*** Data extract

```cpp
int ga_ctx_create(int device, ga_ctx** out) try {
    GA_ABI_ENTRY();
    int count = 0;
    hipError_t e = hipGetDeviceCount(&count);
    if (e != hipSuccess || count <= 0) {
        set_error("no HIP device available (%s); libgnark_amd has no CPU fallback", e == hipSuccess ? "count=0" : hipGetErrorString(e));
        return GA_ERR_HIP;
    }
    if (device < 0 || device >= count) {
        set_error("device %d out of range (have %d)", device, count);
        return GA_ERR_INVALID;
    }
    GA_HIP_CHECK(hipSetDevice(device));
    {
        hipDeviceProp_t prop;
        GA_HIP_CHECK(hipGetDeviceProperties(&prop, device));
        if (prop.warpSize != 64) {
            set_error("device %d runs %d-lane wavefronts; libgnark_amd's kernels need 64 (gfx950)", device, prop.warpSize);
            return GA_ERR_INVALID;
        }
    }
    Ctx* c = new Ctx();
    c->device = device;
    hipStream_t* slots[3 + GA_NUM_LANES] = {&c->lane_stream[0], &c->lane_stream[1], &c->lane_stream[2], &c->lane_stream[3],
                                            &c->copy_stream, &c->slot_stream[0], &c->slot_stream[1]};
    for (int k = 0; k < 3 + GA_NUM_LANES; k++) {
        hipError_t se = hipStreamCreateWithFlags(slots[k], hipStreamNonBlocking);
        if (se != hipSuccess) {
            set_error("hipStreamCreate failed: %s", hipGetErrorString(se));
            for (int q = 0; q < k; q++) hipStreamDestroy(*slots[q]);
            delete c;
            return GA_ERR_HIP;
        }
    }
    c->stream = c->lane_stream[0];
    c->tun.read_env();
    *out = reinterpret_cast<ga_ctx*>(c);
    return GA_OK;
} GA_ABI_CATCH

void ga_ctx_destroy(ga_ctx* h) try {
    GA_ABI_ENTRY();
    if (!h) return;
    Ctx* c = reinterpret_cast<Ctx*>(h);
    hipSetDevice(c->device);
    for (int l = 0; l < GA_NUM_LANES; l++) hipStreamSynchronize(c->lane_stream[l]);
// ... 868 lines not shown
    }
    c->stages.clear();
    return GA_OK;
} GA_ABI_CATCH

int ga_profile_read(ga_ctx* h, char* buf, size_t cap) try {
    GA_ABI_ENTRY();
    Ctx* c = reinterpret_cast<Ctx*>(h);
    Lock l(c);
    GA_HIP_CHECK(hipStreamSynchronize(c->stream));
    std::string out;
    for (auto& s : c->stages) {
        float ms = 0;
        if (hipEventElapsedTime(&ms, s.a, s.b) != hipSuccess) ms = -1;
        char tmp[160];
        snprintf(tmp, sizeof(tmp), "%s=%.6f;", s.name.c_str(), ms);
        out += tmp;
    }
    if (!buf || cap == 0) return GA_ERR_INVALID;
    snprintf(buf, cap, "%s", out.c_str());
    return GA_OK;
} GA_ABI_CATCH

int ga_gen_bases(ga_ctx* h, int curve, int group, uint64_t seed, size_t n, void* bases_dev, void* dlogs_dev) try {
    GA_ABI_ENTRY();
    Ctx* c = reinterpret_cast<Ctx*>(h);
    Lock l(c);
    GA_DISPATCH_CURVE(curve, GA_DISPATCH_GROUP(group, GA_CHECK((util_gen_bases<C, G>(c, seed, n, bases_dev, dlogs_dev)))));
    GA_HIP_CHECK(hipStreamSynchronize(c->stream));
    return GA_OK;
} GA_ABI_CATCH

int ga_gen_bases_at(ga_ctx* h, int curve, int group, uint64_t seed, uint64_t first, size_t n, void* bases_dev, void* dlogs_dev) try {
    GA_ABI_ENTRY();
    Ctx* c = reinterpret_cast<Ctx*>(h);
    Lock l(c);
    GA_DISPATCH_CURVE(curve, GA_DISPATCH_GROUP(group, GA_CHECK((util_gen_bases<C, G>(c, seed, n, bases_dev, dlogs_dev, first)))));
    GA_HIP_CHECK(hipStreamSynchronize(c->stream));
    return GA_OK;
} GA_ABI_CATCH

int ga_gen_scalars(ga_ctx* h, int curve, uint64_t seed, size_t n, void* scalars_dev) try {
    GA_ABI_ENTRY();
    Ctx* c = reinterpret_cast<Ctx*>(h);
    Lock l(c);
    GA_DISPATCH_CURVE(curve, GA_CHECK(util_gen_scalars<C>(c, seed, n, scalars_dev)));
// ... 62 lines not shown
```

gnark_amd/csrc/common.hip.h:

```cpp
#pragma once
#include <hip/hip_runtime.h>
#include <stdint.h>
#include <stdio.h>
#include <string.h>

#include <chrono>
#include <condition_variable>
#include <atomic>
#include <map>
#include <mutex>
#include <set>
#include <string>
#include <vector>

#include "../../include/gnark_amd.h"
#include "ec.hip.h"

namespace ga {

#if defined(__HIP_DEVICE_COMPILE__) && !defined(__GFX9__)
#error "libgnark_amd: the kernels assume the 64-lane wavefronts of GFX9 / CDNA (gfx950); a wave32 target would compile and compute wrong transforms and sorts"
#endif
#define GA_REQUIRE_WAVE64() static_assert(true, "64-lane wavefronts: enforced for the whole device pass at the top of common.hip.h")

// ... 80 lines not shown
    typedef typename C::FpP P;
    GA_HD static Affine<Fe2<P>> get() {
        return {{fe_const<P>(P::G2X0), fe_const<P>(P::G2X1)}, {fe_const<P>(P::G2Y0), fe_const<P>(P::G2Y1)}};
    }
};

struct StageRec {
    std::string name;
    hipEvent_t a, b;
};

struct Tunables {
    std::atomic<uint64_t> msm_max_chunk{0};
    std::atomic<uint64_t> reduce_lazy_min{1u << 14};
    std::atomic<int> g16_share_min_pct{90};
    std::atomic<uint64_t> g16_table_budget_pct{0};
    std::atomic<int> g16_lanes{2};
    std::atomic<int> g16_split{1};
    std::atomic<int> g16_batch_tables{1};
    std::atomic<int> ntt_wave_local{1};
    std::atomic<int> ntt_direct{1};
    std::atomic<int> table_c{0};
    std::atomic<uint64_t> msm_min_seg{256};
    std::atomic<int> msm_exact_redo{0};
    std::atomic<uint64_t> msm_fuse_min{1ull << 21};
    std::atomic<int> msm_group{0};
    std::atomic<uint64_t> fault_throw{0};
    std::atomic<int> fault_lane2_nomem{0};
    std::atomic<uint64_t> msm_p1_grid{512};
    std::atomic<uint64_t> msm_task_exact_min{1ull << 25};
    std::atomic<int> msm_xcd{3};
    void read_env();
};

constexpr int GA_NUM_LANES = 4;
int current_lane();
int table_c_override();
struct LaneScope {
    int prev;
    explicit LaneScope(int lane);
    ~LaneScope();
};

struct Ctx {
    int device = 0;
    uint32_t* host_pin[GA_NUM_LANES] = {nullptr, nullptr, nullptr, nullptr};
    uint32_t* pinned_words() {
        const int l = current_lane();
        if (!host_pin[l] && hipHostMalloc((void**)&host_pin[l], 256, 0) != hipSuccess) {
            host_pin[l] = nullptr;
            (void)hipGetLastError();
        }
        return host_pin[l];
    }
    Tunables tun;
    hipStream_t stream = nullptr;
    hipStream_t lane_stream[GA_NUM_LANES] = {nullptr, nullptr, nullptr, nullptr};
    std::mutex lane_mu[GA_NUM_LANES];
    hipStream_t work_stream() const { return lane_stream[current_lane()]; }
    std::atomic<uint64_t> stat_lane0{0}, stat_lane2{0}, stat_queued{0}, stat_split{0};
    hipStream_t copy_stream = nullptr;
    std::mutex mu;
    std::mutex slot_mu;
    std::condition_variable slot_cv;
    bool slot_busy[2] = {false, false};
    hipStream_t slot_stream[2] = {nullptr, nullptr};
    std::mutex scratch_mu;
    std::atomic<int> oneshot_inflight{0};
// ... 65 lines not shown
        degenerate.insert(table);
    }
    void forget_table(const void* table) {
        std::lock_guard<std::mutex> g(degenerate_mu);
        degenerate.erase(table);
        sparse_sets.erase(table);
    }
    std::map<const void*, uint32_t> sparse_sets;
    bool is_sparse_set(const void* table) {
        std::lock_guard<std::mutex> g(degenerate_mu);
        auto it = sparse_sets.find(table);
        if (it == sparse_sets.end()) return false;
        return (++it->second % 16) != 0;
    }
    void note_sparse_set(const void* table, bool sparse) {
        std::lock_guard<std::mutex> g(degenerate_mu);
        if (sparse)
            sparse_sets.emplace(table, 0u);
        else
            sparse_sets.erase(table);
    }

    int scratch_get(const char* key, size_t bytes, void** out);
    void scratch_free_all();
    void scratch_free_lanes(int first_lane);
};

struct CtxLock {
    std::lock_guard<std::mutex> g;
    explicit CtxLock(Ctx* c) : g(c->mu) {
        hipSetDevice(c->device);
        c->tun.read_env();
    }
};
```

******

### What you have to do
Lines that hold "CtxLock" are the ones to copy, so pick each out from the data.

### Expected answer
struct CtxLock {
    explicit CtxLock(Ctx* c) : g(c->mu) {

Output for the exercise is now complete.